A couple of greate rants by Anil Dash:

Some Excerpts:

In 2003, if you introduced a single-sign-in service that was run by a company, even if you documented the protocol and encouraged others to clone the service, you'd be described as introducing a tracking system worthy of the PATRIOT act.

Five years ago, if you wanted to show content from one site or app on your own site or app, you could use a simple, documented format to do so, without requiring a business-development deal or contractual agreement between the sites. Thus, user experiences weren't subject to the vagaries of the political battles between different companies, but instead were consistently based on the extensible architecture of the web itself.

And from the second link, strategies in general:

  • Take responsibility and accept blame.
  • Don't just meet the UX standards, raise the bar.
  • Rethink funding fundamentals.
  • Explore architectural changes.
  • Outflank by pursuing talent outside the obvious.
  • Exploit their weakness: Insularity.
  • Dont' trust the trade press.
  • Create public spaces.

This rant by James Somers ties in tangentially, I think.

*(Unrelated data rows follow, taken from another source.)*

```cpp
extern "C" int sd_ddim_sample_pin(const sd_denoiser_weights *w, const float *ctx, const float *step_tokens, const float *coef, float *x,
                                  float *trace, float *eps_trace, float *workspace, int B, int T, int Mc, int n_steps, int32_t *status,
                                  int max_mode, const float *pin_x0, const float *pin_noise, const int32_t *pin_rows, void *stream) {
    if (!pin_x0 || !pin_noise || !pin_rows) return fail(SD_E_BADARG, "sd_ddim_sample_pin: pin_x0, pin_noise and pin_rows must be given");
    if (pin_noise == x) return fail(SD_E_BADARG, "sd_ddim_sample_pin: pin_noise must not alias x (x is overwritten by the first step)");
    const PinArgs pin{pin_x0, pin_noise, pin_rows};
    return ddim_sample_any(w, ctx, step_tokens, coef, x, trace, eps_trace, workspace, B, T, Mc, n_steps, status, max_mode == 4 ? 3 : max_mode,
                           stream, &pin);
}

static int sampler_eval_args(const sd_denoiser_weights *w, float *workspace, int B, int T, int Mc, int n_tok, int max_mode, const char *who,
                             Scratch *s, SamplerPlan *plan) {
    int rc = check_denoiser(w);
    if (rc) return rc;
    if (!workspace || B <= 0 || T <= 0 || Mc < 0 || (n_tok != 1 && n_tok != B)) return fail(SD_E_BADARG, who);
    if (max_mode < -1 || max_mode > 4) return fail(SD_E_BADARG, who);
    if (T > w->T_max) return fail(SD_E_TOOBIG, who);
    *s = carve(workspace, (long)B * T, (long)B * (Mc + 1), w->d, w->L, n_tok, B);
    *plan = sampler_plan(w->d, w->heads, T, Mc, w->J, w->L, B, max_mode < 0 ? 3 : max_mode);
    return plan->traj() ? 0 : SD_E_UNSUPPORTED;
}

extern "C" int sd_sampler_prepare(const sd_denoiser_weights *w, const float *ctx, float *workspace, int B, int T, int Mc, int n_tok,
                                  int what, int max_mode, void *stream) {
    Scratch s;
    SamplerPlan plan;
    int rc = sampler_eval_args(w, workspace, B, T, Mc, n_tok, max_mode, "sd_sampler_prepare: bad argument", &s, &plan);
    if (rc) return rc;
    if ((what & ~(SD_PREPARE_WEIGHTS | SD_PREPARE_CONTEXT)) || (Mc > 0 && (what & SD_PREPARE_CONTEXT) && !ctx))
        return fail(SD_E_BADARG, "sd_sampler_prepare: bad argument");
    const TrajCall c{plan, w, s, B, T, Mc, n_tok, (hipStream_t)stream};
    if ((what & SD_PREPARE_WEIGHTS) && (rc = c.prepare_weights())) return rc;
    if ((what & SD_PREPARE_CONTEXT) && (rc = c.prepare_ctx(ctx))) return rc;
    return 0;
// ... 142 lines not shown
```

soccerdiffusion_amd/csrc/sd_sampler_plan.h:

```cpp
#ifndef SD_SAMPLER_PLAN_H
#define SD_SAMPLER_PLAN_H
#include <stdlib.h>
#include <string.h>

#include "../../include/soccerdiffusion_hip.h"

bool traj_ok(int d, int heads, int T, int Mk, int J, int L);
bool trajg_ok(int d, int heads, int T, int Mk, int J, int L);

inline bool fused_layer_ok(int d, int heads, int T, int Mk) {
    if (heads != 4 || d < 128) return false;
    const int n_traj = (63 + T - 1) / T + 1;
    return (long)n_traj * Mk <= 64;
}

struct SamplerSwitches {
    bool traj, f16, trajg;
    int max_rows;
};
inline const SamplerSwitches &sampler_switches() {
    static const SamplerSwitches sw = [] {
        const auto is = [](const char *name, const char *value) {
            const char *e = getenv(name);
            return e && strcmp(e, value) == 0;
        };
        const char *mr = getenv("SD_TRAJ_MAXROWS");
        return SamplerSwitches{!is("SD_SAMPLER_TRAJ", "0"), !is("SD_SAMPLER_GEMM", "f32"), !is("SD_SAMPLER_TRAJG", "0"), mr ? atoi(mr) : 64};
    }();
    return sw;
}

struct SamplerPlan {
    int route;
    int key_tiles;
    bool precise;
    bool kv_fp32;
    bool fused, fold, f16, chain16;
    bool traj() const { return route >= SD_ROUTE_TRAJ_TUNED; }
    int mode() const { return traj() ? 3 : route == SD_ROUTE_FUSED_FOLD_F16 ? 2 : route == SD_ROUTE_FUSED_FOLD ? 1 : 0; }
};

inline SamplerPlan panel_plan(int d, int heads, int T, int Mk, int J, int B, int cap) {
    const SamplerSwitches &sw = sampler_switches();
    const bool layer_ok = fused_layer_ok(d, heads, T, Mk);
    SamplerPlan p{};
    p.kv_fp32 = cap < 2;
    p.fused = layer_ok && (long)B * Mk * 2 * d < (1L << 30);
    p.fold = cap >= 1 && p.fused && heads == 4 && d >= 128 && Mk <= 16 && T >= 64;
    p.f16 = cap >= 2 && p.fold && sw.f16 && d == 256 && J % 4 == 0;
    p.chain16 = cap >= 2 && !p.fold && !layer_ok && sw.f16 && (d == 128 || d == 256 || d == 512) && J % 4 == 0;
    p.route = p.f16 ? SD_ROUTE_FUSED_FOLD_F16 : p.fold ? SD_ROUTE_FUSED_FOLD : p.fused ? SD_ROUTE_FUSED : p.chain16 ? SD_ROUTE_CHAINS_F16 : SD_ROUTE_CHAINS_F32;
    return p;
}

inline SamplerPlan sampler_plan(int d, int heads, int T, int Mc, int J, int L, int B, int max_mode) {
    const SamplerSwitches &sw = sampler_switches();
    const int Mk = Mc + 1;
    if (max_mode >= 3 && sw.traj && sw.f16) {
        if ((long)B * Mk * 2 * d < (1L << 30) && Mk <= sw.max_rows && traj_ok(d, heads, T, Mk, J, L)) {
            SamplerPlan p{};
            p.key_tiles = (Mk + 15) / 16;
            p.precise = max_mode == 3 || p.key_tiles > 1;
            p.route = p.key_tiles > 1 ? SD_ROUTE_TRAJ_TUNED_WIDE : p.precise ? SD_ROUTE_TRAJ_TUNED : SD_ROUTE_TRAJ_TUNED_2P;
            return p;
        }
        if (sw.trajg && trajg_ok(d, heads, T, Mk, J, L)) {
            SamplerPlan p{};
            p.route = SD_ROUTE_TRAJ_GENERIC;
            return p;
        }
    }
    return panel_plan(d, heads, T, Mk, J, B, max_mode < 2 ? max_mode : 2);
}
#endif
```

soccerdiffusion_amd/csrc/sd_traj.h:

```cpp
#pragma once
#include "sd_common.h"
#include "sd_mfma16.h"
#include "soccerdiffusion_hip.h"
#include <type_traits>

namespace tj {

constexpr int D = 256, HD = 64, NH = 4, TMAX = 100;
constexpr int NTHREADS = 512;
constexpr int MAX_L = 8;
constexpr float ACT = 8.0f;
constexpr float PSC = 1024.0f;
constexpr float XSC = 1.0f;
constexpr int XROW = 1024, X1ROW = 512, QROW = 256, VROW = 288, PROW = 512;
constexpr int LDS_X = 0;
constexpr int LDS_SQ = LDS_X + TMAX * X1ROW;
constexpr int LDS_SO = LDS_SQ + TMAX * QROW;
constexpr int LDS_Q = LDS_X + TMAX * XROW;
constexpr int LDS_K = LDS_Q + TMAX * QROW;
constexpr int LDS_P = LDS_Q;
constexpr int LDS_STAT = LDS_K + TMAX * VROW;
constexpr int LDS_BYTES = LDS_STAT + TMAX * 8 * 8;
static_assert(LDS_SO + TMAX * QROW <= LDS_Q, "Q and O fit the freed half of the panel");
static_assert(LDS_BYTES <= 163840 && LDS_P + TMAX * PROW <= LDS_STAT, "LDS budget");
// ... 6 lines not shown
constexpr int TJ_NSTAMP = 96, TJ_STAMP_WGS = 512;
__device__ unsigned long long *g_tj_stamps;
#define TJ_STAMP(i)                                                                                                            \
    do {                                                                                                                       \
        if (blockIdx.x < TJ_STAMP_WGS && (threadIdx.x & 63) == 0)                                                              \
            g_tj_stamps[((long)blockIdx.x * 8 + (threadIdx.x >> 6)) * TJ_NSTAMP + (i)] = __builtin_amdgcn_s_memtime();        \
    } while (0)
template <int SITE>
__device__ __forceinline__ void tj_sync() {
    const unsigned long long t0 = __builtin_amdgcn_s_memtime();
    __syncthreads();
    const unsigned long long t1 = __builtin_amdgcn_s_memtime();
    if (blockIdx.x < TJ_STAMP_WGS && (threadIdx.x & 63) == 0) g_tj_stamps[((long)blockIdx.x * 8 + (threadIdx.x >> 6)) * TJ_NSTAMP + 64 + SITE] += t1 - t0;
}
#define TJ_SYNC(site) tj_sync<site>()
#else
#define TJ_STAMP(i) do {} while (0)
#define TJ_SYNC(site) __syncthreads()
#endif

#ifndef TJ_DROP_ALO
#define TJ_DROP_ALO 0
#endif
#ifndef TJ_DROP_BLO
#define TJ_DROP_BLO 0
#endif
enum Site { S_QKV = 1, S_SCORES = 2, S_PV = 4, S_OUT = 8, S_XSC = 16, S_XPV = 32, S_W1 = 64, S_W2 = 128, S_EMB = 256, S_FC = 512 };
template <int SITE = 0>
__device__ __forceinline__ void mma3(f32x4 &c, f16x8 ah, f16x8 al, f16x8 bh, f16x8 bl) {
    if constexpr ((TJ_DROP_ALO | TJ_DROP_BLO) & SITE) {
        if constexpr (!(TJ_DROP_ALO & SITE)) c = mfma16(al, bh, c);
        if constexpr (!(TJ_DROP_BLO & SITE)) c = mfma16(ah, bl, c);
        c = mfma16(ah, bh, c);
// ... 171 lines not shown
    const float *b_emb, *pe;
    const float *n1_w, *n1_b;
    const f16 *w_out;
    const float *b_out;
    const float *sc_io;
    float c0, c1, c2, c3;
    float scale_log2e;
    int T, B, J, L, Mk, update_x;
    int nkt;
    const int *step_map;
    int step_per_traj;
    int *status;
    LayerW layer[MAX_L];
};

template <int NTT, bool PRECISE>
struct TJ {
static constexpr int LAST0 = 16 * (NTT - 1);
static constexpr int NH0 = (NTT + 1) / 2;
static constexpr int NKP = (NTT + 1) / 2;


static __device__ __forceinline__ void ctx_init(Ctx &c, char *smem, int T) {
    c.smem = smem;
    c.lane = threadIdx.x & 63;
    c.w = __builtin_amdgcn_readfirstlane(threadIdx.x >> 6);
    c.g = c.lane >> 4;
    c.t = c.lane & 15;
    c.T = T;
    c.ok6 = LAST0 + c.t < T;
    c.tok6 = c.ok6 ? LAST0 + c.t : T - 1;
#pragma unroll
    for (int m2 = 0; m2 < 4; ++m2) {
        const unsigned in_row = (unsigned)(((c.g ^ (c.t & 3)) << 4) + ((m2 ^ (c.t >> 2)) << 6));
        const unsigned in_row6 = (unsigned)(((c.g ^ (c.tok6 & 3)) << 4) + ((m2 ^ ((c.tok6 >> 2) & 3)) << 6));
        c.xa[m2] = (unsigned)(c.t * XROW) + in_row;
        c.xa6[m2] = (unsigned)(c.tok6 * XROW) + in_row6;
    }
}

static __device__ __forceinline__ Ctx ctx_local(const Ctx &c) {
    Ctx d;
    d.smem = c.smem;
    d.lane = c.lane;
    asm volatile("" : "+v"(d.lane));
    d.w = c.w;
    d.g = d.lane >> 4;
    d.t = d.lane & 15;
    d.T = c.T;
    d.ok6 = LAST0 + d.t < d.T;
    d.tok6 = d.ok6 ? LAST0 + d.t : d.T - 1;
#pragma unroll
    for (int m2 = 0; m2 < 4; ++m2) {
// ... 782 lines not shown
            for (int pl = 0; pl < 2; ++pl) svv[n][pl] = vstep[(pl * 4 + c.g) * D + 16 * (2 * c.w + n) + c.t];
        }
        __builtin_amdgcn_sched_barrier(0);
        auto scores = [&](auto odd_c) __attribute__((always_inline)) {
            constexpr bool OD = decltype(odd_c)::value;
            constexpr int N1 = OD ? NTT - NH0 : NH0, T1 = OD ? NH0 : 0;
            constexpr int N1D = N1 > 0 ? N1 : 1;
            f16x8 xb[3][2];
            ring_pipe<8 * N1, 3>(
                [&](int s) __attribute__((always_inline)) {
                    xb[s % 3][0] = lds16(X + x_at(c, T1 + s % N1D, 0, s / N1D));
                    xb[s % 3][1] = lds16(X + x_at(c, T1 + s % N1D, 1, s / N1D));
                },
                [&](int s) __attribute__((always_inline)) { mma3<S_XSC>(S[s % N1D], gfr[s / N1D][0], gfr[s / N1D][1], xb[s % 3][0], xb[s % 3][1]); });
        };
        if (odd) scores(std::true_type{});
        else scores(std::false_type{});
#pragma unroll
        for (int n = 0; n < 2; ++n)
#pragma unroll
            for (int pl = 0; pl < 2; ++pl) av[n][2][pl] = f16x8{svv[n][pl], 0, 0, 0, 0, 0, 0, 0};
        const float c_g = 1.0f / (ACT * sc4);
        const StepScale ss = step_scale(sc5, sc6, sc7);
        f32x4 cg4 = {c_g, c_g, c_g, c_g};
#pragma unroll
        for (int r = 0; r < 4; ++r)
            if (4 * c.g + r == Mc) {
                cbv[r] = cs;
                cg4[r] = ss.c_gs;
            }
// ... 72 lines not shown
            store_x(c, tt, gl[0], gl[1]);
            __builtin_amdgcn_sched_barrier(0);
        }
        TJ_SYNC(7);
        TJ_STAMP(37);
        const float up = ACT * sc2;
        scale_h(H, up);
        gemm_x2<S_W2>(c, H, L.w_2);
        unscale_h(H, 1.0f / up, b2);
    }
    TJ_STAMP(38);
    if (L.nln_w) layer_norm_to_x<!PRECISE>(c0, H, L.nln_w, L.nln_b);
    TJ_STAMP(39);
}
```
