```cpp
inline std::string flat_literal_source(const std::string& asm_text, uint32_t extra_operands = 0u) {
    return flat_literal_define("TRT_FLAT_LITERAL_ASM", asm_text) + "#define TRT_FLAT_LITERAL_EXTRA " + std::to_string(extra_operands) +
           "\n#include \"stream_pool.h\"\n";
}

inline bool flat_literal_compile(const std::string& source, int minw, const char* arch, const void* beside, FlatLiteralBuild& out) {
    const HiprtcApi& rtc = hiprtc_api(beside);
    if (!rtc.ok) { out.log = "hiprtc not found"; return false; }
    std::vector<const char*> names, texts;
    for (const auto* set : {&rtc_system_headers(), &rtc_project_headers()})
        for (const RtcHeader& h : *set) { names.push_back(h.name); texts.push_back(h.text); }
    HiprtcApi::Program prog = nullptr;
    if (rtc.create(&prog, source.c_str(), "stream_pool_literal.hip", (int)names.size(), texts.data(), names.data()) != 0) { out.log = "hiprtcCreateProgram failed"; return false; }
    const std::string expr = "&trt::stream_pool_kernel<1, false, " + std::to_string(minw) + ", 256, 2, true>";
    const std::string arch_opt = std::string("--offload-arch=") + arch;
    const char* opts[] = {arch_opt.c_str(), "-O3", "-std=c++17", "-ffp-contract=off", "-fno-fast-math", "-fno-slp-vectorize"};
    int rc = rtc.add_name(prog, expr.c_str());
    if (rc == 0) rc = rtc.compile(prog, (int)(sizeof(opts) / sizeof(opts[0])), opts);
// ... 15 lines not shown
```

### tiny-raytracer_amd/csrc/literal_kernel.h

```cpp
#pragma once

#include <stdint.h>

#include <condition_variable>
#include <mutex>

namespace trt {

struct LiteralKernel {
    enum State { UNTRIED, COMPILING, READY, FAILED };
    std::mutex mu;
    std::condition_variable cv;
    State state = UNTRIED;
    void* module = nullptr;
    void* function = nullptr;
    int minw = 0;
    void (*unload)(void* module) = nullptr;
    void release() {
        if (module && unload) unload(module);
        module = function = nullptr;
        state = UNTRIED;
    }
};

constexpr uint32_t kLiteralIntervalPairs = 8u, kLiteralPlaneRegs = 6u;

struct LiteralRequest {
    LiteralKernel* slot = nullptr;
    const void* leaf_list = nullptr;
    uint32_t n_leaves = 0;
    bool wanted = false;
    bool empty_source = false;
    uint32_t interval_pairs = kLiteralIntervalPairs;
    uint32_t plane_regs = kLiteralPlaneRegs;
};
inline thread_local const LiteralRequest* t_literal_request = nullptr;
class LiteralScope {
  public:
    explicit LiteralScope(const LiteralRequest* r) { t_literal_request = r; }
    LiteralScope(const LiteralScope&) = delete;
    ~LiteralScope() { t_literal_request = nullptr; }
};

constexpr uint64_t kLiteralAutoSamples = 1ull << 26;

}
```

### tiny-raytracer_amd/csrc/rt_path.h

```cpp
#pragma once
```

My friends and I who are building websites -- we're kids! We're kids playing around with tools given to us by adults. In decreasing order of adultness, and leaving out an awful lot, I'm talking about things such as: the Von Neumann stored program computing architecture; the transistor; high-throughput fibre-optic cables; the Unix operating system; the sci-fi-ish cloud computing platform; the web browser; the iPhone; the open source movement; Ruby on Rails; the Stack Overflow Q&A site for programmers; on and on, all the way down to the code that my slightly-more-adult co-workers write for my benefit.

He posits that web companies don't really contribute to technology any more. They take public code and technologies, and build monetizable walled gardens.